In this study, I will look at the effect that the number of days of rest has on the performance and health of a starting pitcher in Major League Baseball. More specifically, I will investigate whether or not fewer rest days are correlated with poor performance and poor health status. Not only does this study have the potential to save millions of dollars for the baseball industry, but it could also provide starting pitchers with more knowledge on how rest days between starts affects their health and performance. The predictor “Runs Scored per Inning Pitched” will be evaluated to determine performance. Although there is a significant amount of noise (i.e. many factors contribute to the outcome) in the runs scored predictor, it seems like the best way to determine a pitcher’s performance on a game-by-game basis. Ultimately, the number of runs scored is the difference between winning and losing, and therefore should be the main criteria used to judge the performance of a starting pitcher.

Results

I determined that there is a significant difference between a pitcher’s performances on a specific number of rest days versus the others. However, there is no significant difference in starting a pitcher on “short rest” (1-3 days) versus “normal rest” (4-6 days) versus “extended rest” (7+ days).

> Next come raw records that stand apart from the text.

### polychordlite_amd/csrc/pc_engine.hip

```cpp
#include "pc_state.h"
#include "pc_resume.h"
#include "pc_prior_table.h"
#include "pc_launch.h"
#include "pc_plan.h"
#include <cstdio>
#include <cstdlib>
#include <cstring>
#include <cstdarg>
#include <cstdint>
#include <new>
#include <cmath>
#include <vector>
#include <memory>
#include <string>
#include <chrono>
#include <algorithm>
#include <map>
#include <unordered_map>
#include <atomic>
#include <mutex>
#include <thread>
#include <functional>
#include <exception>
#include <ucontext.h>
// ... 292 lines not shown
    std::vector<int> cb_idx; std::vector<double> cb_c, cb_t, cb_p, cb_l;
    polychord_dumper_fn dumper = nullptr;
    pchip_update_fn on_update = nullptr; void *hook_user = nullptr;
    long ndiscarded = 0;
    bool resume_static = true; unsigned resume_batch0 = 0;
    bool nph_stale = false;
    std::vector<double> hm_dead, hm_logw; int hm_ndead = 0;
    std::vector<unsigned> hm_cuid;
    std::vector<double> pp_rows, pp_logpost; std::vector<unsigned> pp_cuid; std::vector<unsigned long long> pp_uid; int nd_last_update = 0;
    std::vector<unsigned> split_child, split_parent; std::vector<double> split_logfrac;
    std::vector<double> h_lo, h_hi;
    PcState S{};
    RunBlocks blocks;
    hipStream_t st = nullptr;
    hipStream_t st_copy = nullptr;
    bool st_copy_shared = false;
    hipStream_t st_side = nullptr;
    hipEvent_t ev_main = nullptr;
    static constexpr int RAW_RING = 4;
    struct RawSlot { hipEvent_t ready = nullptr, consumed = nullptr; unsigned batch = 0; int B = 0; bool valid = false, waited = false, used = false; int co_seq = 0; };
    RawSlot ring[RAW_RING];
    int raw_depth = 2;
    double *h_dead = nullptr; size_t h_dead_cap = 0, h_dead_copied = 0;
    PcCtl *h_ctl = nullptr;
    PcCtl *h_note = nullptr;
    unsigned note_seq = 0;
    hipEvent_t ev_apply = nullptr;
    double *raw_buf[RAW_RING] = {nullptr, nullptr, nullptr, nullptr};
    double *ph2 = nullptr, *phL2 = nullptr; unsigned *phC2 = nullptr; unsigned long long *phU2 = nullptr;
    unsigned char *keep = nullptr; int *blk = nullptr, *d_total = nullptr;
    double *psum = nullptr, *mean = nullptr, *pcov = nullptr; int *pcnt = nullptr, *count = nullptr;
    size_t cov_chunks_cap = 0;
    double *upd_part = nullptr, *upd_shift = nullptr; size_t upd_part_cap = 0;
    PcPriorTable ptab; bool have_ptab = false;
    double *d_lo = nullptr, *d_hi = nullptr, *d_invcovT = nullptr, *d_mean = nullptr, *d_src = nullptr;
    double *d_dynL = nullptr; int *d_dynN = nullptr; double *d_logn = nullptr;
    ClusterUpdate<Engine> clus{*this};
    Engine() = default; Engine(const Engine &) = delete; Engine &operator=(const Engine &) = delete;
    std::vector<int> sub_dims; int *c_subdims = nullptr;
    long nsplits = 0; int ncluster_peak = 1;
    bool src_terms = false;
    long path[PCHIP_PATH_COUNT] = {};
    Cohort::Note step_note;
    Timing tm;
    KTimer kt;
    int B = 0, dev = 0;
// ... 581 lines not shown

    PcLaunchTraits launch_traits() const { return PcLaunchTraits{pc_rtc_wanted(&S) != 0, src_terms, S.prior.kind >= PCHIP_PRIOR_TABLE}; }
    PcUpdateFacts update_facts(int nph) const { return PcUpdateFacts{nph > 0, pc_update_fused_ok(&S, h_ctl->ncluster) != 0, h_ctl->ncluster}; }

    void do_update(bool deferred = false)
    {
        tm.updates += deferred ? std::max(1, h_ctl->upd_marks) : 1;
        const bool seq_post = S.seq_mode && (cfg.posteriors || cfg.equals);
        if (plan.ctl == PC_CTL_EARLY) { const int st_keep = h_ctl->status; read_ctl(); h_ctl->status = st_keep; }
        if (!plan.hook_late) call_dumper();
        const int nph = S.pool ? (int)pool_cursor : h_ctl->nphantom;
        const PcUpdateChoice upd = pc_choose_update(plan, update_facts(nph));
        pc_count(path, upd);
        if (upd.kind == PC_UPDATE_FUSED) {
            const size_t need = (size_t)pc_update_fused_blocks(&S, nph) * pc_update_fused_entries(&S);
            if (need > upd_part_cap) { blocks.release(upd_part); upd_part_cap = 2 * need; upd_part = blocks.dev<double>(upd_part_cap); }
            if (!upd_shift) {
                upd_shift = blocks.dev<double>(S.D);
                std::vector<double> half(S.D, 0.5);
                HIPCHK(hipMemcpyAsync(upd_shift, half.data(), sizeof(double) * S.D, hipMemcpyHostToDevice, st));
                HIPCHK(hipStreamSynchronize(st));
            }
            hipEvent_t e0 = kt.begin(KT_CLEAN);
            (void)stage(rec_update(S, keep, blk, d_total, ph2, phL2, phC2, phU2, upd_part, upd_shift, co ? pc_update_fused_grid(&S, nph, deferred ? 1 : 0) : 0, deferred, nph));
            kt.end(KT_CLEAN, e0);
            if (upd.need_count) {
                std::vector<int> tot;
                fetch(tot, (const int *)d_total, 1);
                fetch_wait();
                const int total = tot[0];
                h_ctl->nphantom = total;
                if (seq_post) seq_consume((unsigned long long)(nph - total));
            } else nph_stale = true;
            if (!S.pool) { std::swap(S.phantom, ph2); std::swap(S.ph_logL, phL2); std::swap(S.ph_cuid, phC2); std::swap(S.ph_uid, phU2); }
            write_resume();
            return;
        }
        if (deferred) engine_fail(PC_RC_DEVICE, "deferred update without the fused update path");
        hipEvent_t e0 = kt.begin(KT_CLEAN);
        if (co && nph <= 0) { direct_op(); pc_launch_clean(&S, nph, keep, blk, d_total, ph2, phL2, phC2, phU2, nullptr, st); }
        else (void)stage(rec_compact(S, keep, blk, d_total, ph2, phL2, phC2, phU2, nph));
        kt.end(KT_CLEAN, e0);
        if (plan.hook_late) { collect_phantom_posteriors(nph); call_dumper(); }
        const bool need_count = upd.need_count, ctl_late = upd.ctl == PC_CTL_LATE;
        int total = nph;
        std::vector<int> tot, cn;
        if (need_count) {
// ... 438 lines not shown
        bool resumed = false;
        if (cfg.resume_read) {
            if (FILE *probe = std::fopen(cfg.resume_read, "r")) {
                std::fclose(probe);
                PcResume rs; std::string err;
                if (!pc_resume_read(cfg.resume_read, rs, err) || !import_resume(rs, err)) { std::fprintf(stderr, "polychord_hip: %s\n", err.c_str()); return 6; }
                resumed = true;
                int ntot = 0;
                for (int v : rs.nlive) ntot += v;
                if (ntot > cfg.nlive && rs.ncluster == 1) { pc_count(path, PcTrimLive{}); pc_launch_consume(&S, 2, 0, st); read_ctl(); ntot = cfg.nlive; }
                resume_static = (ntot == cfg.nlive);
                resume_batch0 = (unsigned)rs.ndead;
            }
        }
        if (!resumed) { if (callback_mode) generate_live_callback(); else generate_live(); }
        if (stop.load(std::memory_order_relaxed)) return 5;
        if (cb_auto_batch && !(cb_eval_seconds >= 0.0 && cb_eval_seconds < 2e-6)) { B = B_small; S.B = B; }
        r_t1 = clk::now();
        r_batch = resume_batch0;
        r_sort_valid = false;
        r_nursery_left = 0;
        make_plan();
        S.defer_update = plan.defer ? 1 : 0; S.pool = plan.pool ? 1 : 0;
        if (S.pool) {
            pool_cursor = h_ctl->nphantom;
            if (g_cap_phantoms.load() <= 0) {
                size_t free_b = 0, total_b = 0;
                (void)hipMemGetInfo(&free_b, &total_b);
                const double need = 2.0 * 2.0 * (double)S.Pcap * ((double)S.nT * 8.0 + 24.0);
                if (need < 0.4 * (double)free_b) grow_phantoms(2LL * S.Pcap);
            }
        }
        r_rc = 0;
        return -1;
    }

    void make_plan()
    {
        const int nprior0 = cfg.nprior <= 0 ? cfg.nlive : cfg.nprior;
        PcRunFacts f{};
        f.ablate = cfg.ablate; f.force_general = cfg.force_general;
        f.fixed_nlive = (cfg.n_nlives == 0) && (nprior0 >= cfg.nlive) && resume_static;
        f.par_fits = pc_par_fits(&S) != 0; f.fast_fits = pc_fast_fits(&S) != 0; f.fused_fits_one = pc_update_fused_ok(&S, 1) != 0;
        f.clustering = cfg.do_clustering != 0; f.boost = cfg.boost_posterior != 0.0;
        f.dumper = dumper != nullptr; f.on_update = on_update != nullptr; f.resume_write = cfg.resume_write != nullptr;
        f.seq_mode = S.seq_mode != 0; f.posteriors = cfg.posteriors || cfg.equals;
// ... 184 lines not shown
                sort_valid = false;
                if (ch.want_nn) { co->rec(rec_nn(S, nursery_left)); S.nn_valid = 1; }
                co->rec(rec_sort(S));
                co->rec(rec_consume_cl(S, h_ctl->ncluster > 64));
                break;
            case PC_CONTRACT_CL: case PC_CONTRACT_GENERAL: {
                sort_valid = false;
                if (co) co->flush();
                bool sorted_now = false;
                if (presorted) { HIPCHK(hipStreamWaitEvent(st, ev_presort_b, 0)); sorted_now = fresh_nursery; presorted = false; }
                if (ch.want_nn) {
                    if (!sorted_now) sorted_now = pc_launch_sort_live(&S, st) == 0;
                    pc_launch_nn_lists(&S, nursery_left, sorted_now ? 1 : 0, st);
                    S.nn_valid = 1;
                }
                if (ch.kind == PC_CONTRACT_CL) rc2 = (sorted_now ? 0 : pc_launch_sort_live(&S, st)) || pc_launch_consume_cl(&S, h_ctl->ncluster, st);
                else rc2 = pc_launch_consume(&S, 0, (h_ctl->ncluster > 1) ? 1 : 0, st);
                break;
            }
            }
            if (rc2) { std::fprintf(stderr, "polychord_hip: nlive too large for the LDS-resident contraction\n"); r_rc = 4; return false; }
            kt.end(KT_CONSUME, e2);
            hipEvent_t e3 = kt.begin(KT_APPLY);
            (void)stage(rec_apply(S, batch - 1, B));
            kt.end(KT_APPLY, e3);
            if (st_side) { RawSlot &rs = ring[batch % raw_depth]; if (rs.valid && rs.batch == batch && !rs.waited) { HIPCHK(hipStreamWaitEvent(st, rs.ready, 0)); rs.waited = true; } }
            r_fresh = fresh_nursery;
            ready_spins = 0;
        }
        return true;
    }

    bool finish_may_wait() const
    {
        const bool upd = h_ctl->status == PC_ST_UPDATE || (h_ctl->upd_pending && h_ctl->status == PC_ST_RUNNING);
        return upd && pc_choose_update(plan, update_facts(1)).may_wait;
    }
    bool round_finish()
    {
        unsigned &batch = r_batch; int &nursery_left = r_nursery_left; const bool fresh_nursery = r_fresh;
        (void)batch;
        {
            if (fresh_nursery && h_ctl->status == PC_ST_DONE && h_ctl->i_nursery == B) tm.batches--;
            nursery_left = h_ctl->i_nursery;
            tally_grades();
            tm.rounds++;
// ... 722 lines not shown
```
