template <class P, int RT, int CT, int SP>
MARF_DEV void wgrad_body(const WgArgs& a, int chunk_id, int ob, char* smem) {
    typedef typename P::T T;
    constexpr int BM = WgGeo<RT, CT>::BM, BN = WgGeo<RT, CT>::BN;
    constexpr int PADE = sizeof(T) == 2 ? 32 : 4;
    constexpr int LDZ = BM + PADE, LDF = BN + PADE;
    constexpr int VEC = 16 / sizeof(T);
    constexpr int NVZ = SP * BM / VEC / 512;
    constexpr int NVF = SP * BN / VEC / 512;
    T* tz = reinterpret_cast<T*>(smem);
    T* tf = tz + SP * LDZ;
    const int lane = threadIdx.x & 63, wave = __builtin_amdgcn_readfirstlane(threadIdx.x >> 6);
    const int wr = wave >> 1, wc = wave & 1;
    const int m0 = (ob / a.n_oblk_c) * BM, k0 = (ob % a.n_oblk_c) * BN;
    const long long s_begin = (long long)chunk_id * a.chunk;
    const long long s_end = min(s_begin + a.chunk, a.S);
    const bool do_bias = a.bpartial && (ob % a.n_oblk_c) == 0;
    const T* dz = reinterpret_cast<const T*>(a.dz);
    const T* ft = reinterpret_cast<const T*>(a.feat);

    f32x16 acc[RT][CT];
#pragma unroll
    for (int i = 0; i < RT; ++i)
#pragma unroll
        for (int j = 0; j < CT; ++j) acc[i][j] = (f32x16){};
    float bsum = 0.f;

    uint4 rz[NVZ], rf[NVF];
    auto load_stage = [&](long long s0) {
#pragma unroll
        for (int q = 0; q < NVZ; ++q) {
            const int e = threadIdx.x + 512 * q;
            const int r = e / (BM / VEC), c = (e % (BM / VEC)) * VEC;
            rz[q] = make_uint4(0, 0, 0, 0);
            if (s0 + r < s_end && m0 + c < a.M)
                rz[q] = *reinterpret_cast<const uint4*>(dz + (a.t16 ? t16_off(s0 + r, m0 + c, a.ldz) : (size_t)((s0 + r) * a.ldz + m0 + c)));
        }
#pragma unroll
        for (int q = 0; q < NVF; ++q) {
            const int e = threadIdx.x + 512 * q;
            const int r = e / (BN / VEC), c = (e % (BN / VEC)) * VEC;
            rf[q] = make_uint4(0, 0, 0, 0);
            if (s0 + r < s_end && k0 + c < a.K)
                rf[q] = *reinterpret_cast<const uint4*>(ft + (a.t16 ? t16_off(s0 + r, k0 + c, a.ldf) : (size_t)((s0 + r) * a.ldf + k0 + c)));
        }
    };
    auto store_stage = [&]() {
#pragma unroll
        for (int q = 0; q < NVZ; ++q) {
            const int e = threadIdx.x + 512 * q;
            const int r = e / (BM / VEC), c = (e % (BM / VEC)) * VEC;
            *reinterpret_cast<uint4*>(tz + r * LDZ + c) = rz[q];
        }
#pragma unroll
        for (int q = 0; q < NVF; ++q) {
            const int e = threadIdx.x + 512 * q;
            const int r = e / (BN / VEC), c = (e % (BN / VEC)) * VEC;
            *reinterpret_cast<uint4*>(tf + r * LDF + c) = rf[q];
        }
    };

    if (s_begin < s_end) load_stage(s_begin);
    for (long long s0 = s_begin; s0 < s_end; s0 += SP) {
        __syncthreads();
        store_stage();
        __syncthreads();
        if (s0 + SP < s_end) load_stage(s0 + SP);

        if (do_bias) {
            constexpr int RSTEP = 512 / BM > 0 ? 512 / BM : 1;
            const int c = threadIdx.x % BM, r0 = threadIdx.x / BM;
            if (r0 < RSTEP)
                for (int r = r0; r < SP; r += RSTEP) bsum += P::tof(tz[r * LDZ + c]);
        }

        if constexpr (sizeof(T) == 2) {
            const int g = lane >> 4, gi = lane & 15, q = gi >> 2, p4 = gi & 3;
#pragma unroll
            for (int ks = 0; ks < SP; ks += 16) {
                const int r0 = ks + 8 * (g >> 1) + q;
                typename P::frag af[RT], bf[CT];
#pragma unroll
                for (int i = 0; i < RT; ++i) {
                    const int c0 = (wr * RT + i) * 32 + 16 * (g & 1) + 4 * p4;
                    const u16* base = reinterpret_cast<const u16*>(tz) + r0 * LDZ + c0;
                    i16x4 lo = tr_read(base), hi = tr_read(base + 4 * LDZ);
                    i16x4 v[2] = {lo, hi};
                    af[i] = *reinterpret_cast<typename P::frag*>(v);
                }
#pragma unroll
                for (int j = 0; j < CT; ++j) {
                    const int c0 = (wc * CT + j) * 32 + 16 * (g & 1) + 4 * p4;
                    const u16* base = reinterpret_cast<const u16*>(tf) + r0 * LDF + c0;
                    i16x4 lo = tr_read(base), hi = tr_read(base + 4 * LDF);
                    i16x4 v[2] = {lo, hi};
                    bf[j] = *reinterpret_cast<typename P::frag*>(v);
                }
#pragma unroll
                for (int i = 0; i < RT; ++i)
#pragma unroll
                    for (int j = 0; j < CT; ++j) acc[i][j] = P::mma32(af[i], bf[j], acc[i][j]);
            }
        } else {
            const int h = lane >> 5, rl = lane & 31;
            for (int ks = 0; ks < SP; ks += 2) {
                typename P::frag af[RT], bf[CT];
#pragma unroll
                for (int i = 0; i < RT; ++i) af[i] = tz[(ks + h) * LDZ + (wr * RT + i) * 32 + rl];
#pragma unroll
                for (int j = 0; j < CT; ++j) bf[j] = tf[(ks + h) * LDF + (wc * CT + j) * 32 + rl];
#pragma unroll
                for (int i = 0; i < RT; ++i)
#pragma unroll
                    for (int j = 0; j < CT; ++j) acc[i][j] = P::mma32(af[i], bf[j], acc[i][j]);
            }
        }
    }

    float* out = a.partial + (size_t)chunk_id * a.M * a.K;
#pragma unroll
    for (int i = 0; i < RT; ++i)
#pragma unroll
        for (int j = 0; j < CT; ++j) {
            const int k = k0 + (wc * CT + j) * 32 + (lane & 31);
#pragma unroll
            for (int r = 0; r < 16; ++r) {
                const int m = m0 + (wr * RT + i) * 32 + acc_row(lane, r);
                if (m < a.M && k < a.K) out[(size_t)m * a.K + k] = acc[i][j][r];
            }
        }
    if (do_bias) {
        __syncthreads();
        float* bs = reinterpret_cast<float*>(smem);
        bs[threadIdx.x] = bsum;
        __syncthreads();
        constexpr int RSTEP = 512 / BM > 0 ? 512 / BM : 1;
        if ((int)threadIdx.x < BM && m0 + (int)threadIdx.x < a.M) {
            float s = 0.f;
            for (int r = 0; r < RSTEP; ++r) s += bs[threadIdx.x + r * BM];
            a.bpartial[(size_t)chunk_id * a.M + m0 + threadIdx.x] = s;
        }
    }
}
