# awentzonline/tartangan

Measured on AMD Instinct MI355X. Metric: images/sec (G+D step), higher is better.
Workload: dtype f32; 1 GPU; 128:3 SA-GAN cnn G+D step (R1 penalty, Adam x2, EMA), 128x128 RGB, batch 64/GPU, global batch 64; trainer=cnn, gan_config=128:3, global_batch=64, parallelism=dp1, hip_graphs=True

## Files before the change

include/tartangan_amd.h:

```cpp
#ifndef TARTANGAN_AMD_H
#define TARTANGAN_AMD_H

#include <stddef.h>
#include <stdint.h>

#ifdef __cplusplus
extern "C" {
#endif

#define TG_OK 0
#define TG_EINVAL (-1)
#define TG_EUNSUPPORTED (-2)
#define TG_EWORKSPACE (-3)

int tg_version(void);
const char* tg_arch(void);

int tg_conv2d_fwd(const float* x, const float* w, const float* bias ,
                  const float* residual ,
                  float* y, int B, int Cin, int Cout, int H, int W, int ks, void* stream);
int tg_conv2d_fwd_up2res(const float* x, const float* w, const float* bias , const float* residual_lo,
                         float* y, int B, int Cin, int Cout, int H, int W, void* stream);
int tg_upconv3x3_weights(const float* w, float* wp, int Cout, int Cin, void* stream);
int tg_upconv3x3_fwd(const float* a, const float* wp, const float* bias , const float* residual ,
                     float* y, int B, int Cin, int Cout, int H, int W, void* stream);
int tg_upconv3x3_weights_t(const float* w, float* w4t, int Cout, int Cin, void* stream);
int tg_upconv3x3_weights_pair(const float* w, float* wp, float* w4t, int Cout, int Cin, void* stream);
int tg_upconv3x3_dgrad_supported(int B, int Cin, int Cout, int H, int W);
int tg_upconv3x3_dgrad(const float* gy, const float* w4t, float* ga, int B, int Cin, int Cout, int H, int W, void* stream);
int tg_poolconv3x3_weights(const float* w, float* w4, float* wp, int Cout, int Cin, void* stream);
int tg_poolconv3x3_supported(int B, int Cin, int Cout, int H, int W);
int tg_poolconv3x3_fwd(const float* x, const float* w4, const float* bias , const float* residual ,
                       float* y, int B, int Cin, int Cout, int H, int W, void* stream);
int tg_poolconv3x3_dgrad(const float* gy, const float* wp, float* gx, int B, int Cin, int Cout, int H, int W, void* stream);
size_t tg_poolconv3x3_wgrad_workspace(int B, int Cin, int Cout, int H, int W);
int tg_poolconv3x3_wgrad(const float* x , const float* gy , float* gw, float* workspace,
                         size_t workspace_bytes, int B, int Cin, int Cout, int H, int W, int accumulate, float* gbias ,
                         void* stream);
size_t tg_upconv3x3_wgrad_workspace(int B, int Cin, int Cout, int H, int W);
int tg_upconv3x3_wgrad(const float* a , const float* gy , float* gw, float* workspace,
                       size_t workspace_bytes, int B, int Cin, int Cout, int H, int W, int accumulate, float* gbias ,
                       void* stream);
int tg_conv2d_dgrad(const float* gy, const float* w, float* gx,
                    int B, int Cin, int Cout, int H, int W, int ks, void* stream);
size_t tg_conv2d_wgrad_workspace(int B, int Cin, int Cout, int H, int W, int ks);
int tg_conv2d_wgrad(const float* x, const float* gy, float* gw, float* gbias ,
                    float* workspace, size_t workspace_bytes,
                    int B, int Cin, int Cout, int H, int W, int ks, int accumulate, void* stream);
int tg_conv1x1_multi_supported(int c0, int c1, int c2, int B, int Cin, int H, int W);
int tg_conv1x1_multi_fwd(const float* x, const float* w, float* y0, float* y1, float* y2, int c0, int c1, int c2,
                         int B, int Cin, int H, int W, void* stream);
int tg_conv1x1_multi_dgrad(const float* gy0, const float* gy1, const float* gy2, const float* w, float* gx,
                           int c0, int c1, int c2, int B, int Cin, int H, int W, void* stream);
size_t tg_conv1x1_multi_wgrad_workspace(int c0, int c1, int c2, int B, int Cin, int H, int W);
int tg_conv1x1_multi_wgrad(const float* x, const float* gy0, const float* gy1, const float* gy2, float* gw,
                           float* workspace, size_t workspace_bytes, int c0, int c1, int c2, int B, int Cin, int H, int W,
                           int accumulate , void* stream);
typedef int64_t tg_host_i64;
#define TG_WGRAD_ITEM_FIELDS 10
int tg_conv2d_wgrad_partials(const float* x, const float* gy, float* workspace, size_t workspace_bytes,
                             int B, int Cin, int Cout, int H, int W, int ks, int want_bias, void* stream);
int tg_conv2d_wgrad_reduce_batch(const tg_host_i64* items , int n_items, void* stream);
#define TG_FORM_ITEM_FIELDS 5
int tg_poolconv3x3_weights_batch(const tg_host_i64* items , int n_items, void* stream);
int tg_rgb_compose_fwd(const float* w1, const float* b1, const float* w3, float* wc, int Cout, int C, int Cimg, void* stream);
int tg_rgb_compose_bwd(const float* gwc, const float* w1, const float* b1, const float* w3, float* gw1, float* gb1, float* gw3, int Cout,
                       int C, int Cimg, int accumulate, void* stream);
int tg_poolconv3x3_wgrad_partials(const float* x, const float* gy, float* workspace, size_t workspace_bytes, int B, int Cin, int Cout,
                                  int H, int W, int want_bias, void* stream);
int tg_upconv3x3_wgrad_partials(const float* a, const float* gy, float* workspace, size_t workspace_bytes, int B, int Cin, int Cout,
                                int H, int W, int want_bias, void* stream);
int tg_s2_wgrad_reduce_batch(const tg_host_i64* items , int n_items, void* stream);
int tg_channel_sum(const float* x, float* out, float* workspace, int B, int C, int HW, int accumulate,
                   void* stream);
int tg_channel_bcast(const float* v, float* out, int B, int C, int HW, void* stream);

int tg_gemm(const float* A, const float* Bm, float* C, const float* bias_n ,
            int M, int N, int K, int lda, int ldb, int ldc, int transA, int transB,
            int batch, int64_t strideA, int64_t strideB, int64_t strideC, float beta, void* stream);
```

This is an extremely important result considering that starting pitchers are usually employed on three, four, or five days of rest. Currently, starting pitchers are believed to perform at the highest level without the added possibility of injury with this amount of “normal rest.” However, this study shows that there is no significant difference in starting your pitcher on short rest vs. normal rest vs. extended rest. While there is a correlation in the specific number of rest days and performance of a pitcher, there is no significant difference in starting your pitcher on short rest vs. normal rest vs. extended rest.

This study shows that each of those extra off days could not only make a significant difference in pitching performance but also could make a difference in health status for pitchers. There is a fine line between getting the most out of your starting pitcher, and overusing him.

Data Analysis and Tests

In order to determine if there is a significant difference between runs scored per inning pitched and the number of rest days, a non-parametric ANOVA test is needed. The results are as follows:

Reject Ho at alpha=. 05, the Runs Scored per Inning Pitched rate is significantly different for at least one of the number of days of rest. The number of runs scored per inning pitched is significantly different for at least one of the numbers of rest days.

However, we want to know if having your starting pitcher pitch on “short rest” is significantly different than having your starting pitcher on “normal rest.” In order to do this, the data was split into number of days of rest 1-3 and days of rest 4-6. Zero days of rest was eliminated, as these numbers typically only apply to relief pitchers. Then, a non-parametric rank sum test was conducted to determine if performance on “short rest” is significantly different than performance on “normal rest.” The results are as follows:

Do not reject Ho at alpha=. 05, the Runs Scored per Inning Pitched rate is not significantly different for “short rest” and “normal rest.” There is no significant difference in performance between pitchers on “short rest” and “normal rest.”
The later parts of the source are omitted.